Zeitgeschichtlich relevantes Memo: gestern hat Mastodon stellvertretend für das Fediverse – also für selbstorganisierte, dezentrale soziale Medien – einen Grimme-Preis spezial erhalten. Finde ich gut, ich fühle mich trotz kleiner Meckeranlässe sehr wohl bei mastodon.social. Und vielleicht hilft es ja, dass die eine oder andere Einrichtung oder sichtbarere Person den Weg dorthin findet.
Kurz: In der Blase
Es gibt viele Gründe, „AI“ zu kritisieren – das reicht von Bias in den zugrundeliegenden Daten über Umweltaspekte bis hin zu der Tatsache, dass große Sprachmodelle prinzipienbedingt eher plausibel klingende „Fakten“ erfinden als keine Antwort zu geben. Nichtsdestotrotz scheint eine größere Zahl an Menschen in ChatGPT, Gemini, Perplexity etc. so etwas wie allwissende Antwortmaschinen zu sehen. Und ja: die Textverarbeitung (und die Bildgenerierung) wirkt erst einmal sehr beeindruckend. Die realen Anwendungsfälle sind dann aber viel kleiner, als der Hype vermuten lässt.
Aber selbst wer von „AI“ begeistert ist, sollte die Frage des Geschäftsmodells zur Kenntnis nehmen. Hinter der Oberfläche stecken die selben paar großen Modelle – trainiert auf dem Internet und Raubkopien des gesamten Buchmarkts. Immer neue, noch größere Modelle werden angekündigt, die noch mehr Daten in einen komprimierten Suchraum verwandeln, noch mehr Strom und noch mehr Grafikkarten als Rechenbasis benötigen. Profitabel sind die Firmen hinter den großen Modellen nicht. Und die investierten Summen stehen in keinem Verhältnis zu den Einnahmen; auch dann nicht, wenn Abo-Modelle etc. berücksichtigt werden. Zudem sind, anders als bei anderen Anwendungen, zusätzliche Nutzer*innen teuer.
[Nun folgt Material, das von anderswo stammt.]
## Remove barriers in attention chain step via fused sigmoid and ping-pong alignment buffers

In the forward chain, the SMA sigmoid, masking and noise are folded into the energy reduction's finish step. The alignment buffers now ping-pong by step parity, so the copy from the new to the previous alignment and one barrier go away, and the context partial sums are reduced directly in the store stage. In the backward chain, the per-position gradient dot products are batched four per wave with fused reductions and carry adds, and the dq/dv reductions are split across thread ranges to drop a barrier. The aim is fewer __syncthreads and serial phases per recurrent step, at the cost of more register pressure and extra RNG precompute into cumL.

```diff
diff --git a/tacotron2_subword_amd/csrc/chain.hip b/tacotron2_subword_amd/csrc/chain.hip
--- a/tacotron2_subword_amd/csrc/chain.hip
+++ b/tacotron2_subword_amd/csrc/chain.hip
@@ -461,12 +461,14 @@
         }
         if (hasA) {
             const int tid = tv, lane = tid & 63, wave = tid >> 6;
+            const float* apC = smem + ((ep & 1u) ? M.an : M.ap);
+            float* anC = smem + ((ep & 1u) ? M.ap : M.an);
             T2_CSTAMP(6);
             if (KIND == CHAIN_LSA) {
                 const int F = d.F, Kc = d.Kc, pad = (Kc - 1) / 2, Tw = Tin + Kc - 1, TwP = (Tw + 8 + 3) & ~3, KP = (Kc + 7) & ~7, WP = 2 * KP + 8;
                 for (int i = tid; i < 2 * TwP; i += NTH) {
                     const int c = i / TwP, j = i % TwP - pad;
-                    wpadL[i] = (j >= 0 && j < Tin) ? (c == 0 ? apL[j] : cumL[j]) : 0.f;
+                    wpadL[i] = (j >= 0 && j < Tin) ? (c == 0 ? apC[j] : cumL[j]) : 0.f;
                 }
                 __syncthreads();
                 const int r_ = lane & 31, h_ = lane >> 5;
@@ -508,6 +510,8 @@
             }
             if (KIND == CHAIN_LSA) __syncthreads();
             if (*abortw) return;
+            if (KIND == CHAIN_SMA && d.noise_std > 0.f)
+                for (int j = tid; j < Tin; j += NTH) cumL[j] = rng_normal(kn, (uint32_t)(((long)t * B + ab_) * Tin + j));
             T2_CSTAMP(7);
             {
                 const int pg = tid >> 5, a4 = (tid & 31) * 4;
@@ -614,10 +618,19 @@
                             sum += vv[k][c] * __builtin_amdgcn_rcpf(__builtin_amdgcn_exp2f(fmaf(pv[k][c], K2, qv[k][c])) + 1.0f);
                     return vsum - 2.0f * sum;
                 };
+                float maskv = AS.mask_value;
+                asm volatile("" : "+v"(maskv));
                 auto finish = [&](int j, float s0) {
                     s0 += __shfl_xor(s0, 8, 64); s0 += __shfl_xor(s0, 4, 64);
                     s0 += __shfl_xor(s0, 2, 64); s0 += __shfl_xor(s0, 1, 64);
-                    if (sub == 0) eL[j] = s0;
+                    if (sub == 0) {
+                        float ev = s0;
+                        if (j >= alen) ev = maskv;
+                        if (d.noise_std > 0.f) ev = fmaf(d.noise_std, cumL[j], ev);
+                        const float p = fast_sigmoid(ev);
+                        eL[j] = p;
+                        if (!DEC && part == 0) AS.psel[((long)ab_ * d.T + t) * Tin + j] = p;
+                    }
                 };
                 const int nres = min(Jp, Tin);
                 int j = gid;
@@ -644,21 +657,10 @@
             __syncthreads();
             T2_CSTAMP(9);
             if (KIND == CHAIN_SMA) {
-                float maskv = AS.mask_value;
-                asm volatile("" : "+v"(maskv));
                 for (int j = tid; j < Tin; j += NTH) {
-                    float ev = eL[j];
-                    if (j >= alen) ev = maskv;
-                    if (d.noise_std > 0.f) ev += d.noise_std * rng_normal(kn, (uint32_t)(((long)t * B + ab_) * Tin + j));
-                    const float p = fast_sigmoid(ev);
-                    eL[j] = p;
-                    if (!DEC && part == 0) AS.psel[((long)ab_ * d.T + t) * Tin + j] = p;
-                }
-                __syncthreads();
-                for (int j = tid; j < Tin; j += NTH) {
-                    float a = apL[j] * eL[j];
-                    if (j > 0) a += apL[j - 1] * (1.0f - eL[j - 1]);
-                    anL[j] = a;
+                    float a = apC[j] * eL[j];
+                    if (j > 0) a += apC[j - 1] * (1.0f - eL[j - 1]);
+                    anC[j] = a;
                     if (part == 0) AS.align[((long)ab_ * d.T + t) * Tin + j] = a;
                 }
             } else {
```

Cory Doctorow geht auf die Frage der „AI“-Blase tiefer und pointierter ein, als ich das könnte. Typisch für eine solche ökonomische Blase: alle wollen dabei sein, egal, ob es im konkreten Fall Sinn ergibt oder nicht. Und zu oft treffen Manager*innen die Entscheidung, darauf zu wetten, dass Schreibtischarbeit durch „AI“ ersetzt werden kann – ohne zu bedenken, dass damit letztlich nur Arbeit verschoben wird, hin zu Nacharbeit und Kontrolle, die (wo auch immer erworbene) menschliche Expertise voraussetzt. Vibe Coding mag für Projektchen funktionieren – für produktive Software eher nicht. Das ist schlicht eine Risikorechnung mit Blick auf Sicherheitslücken und ähnliches.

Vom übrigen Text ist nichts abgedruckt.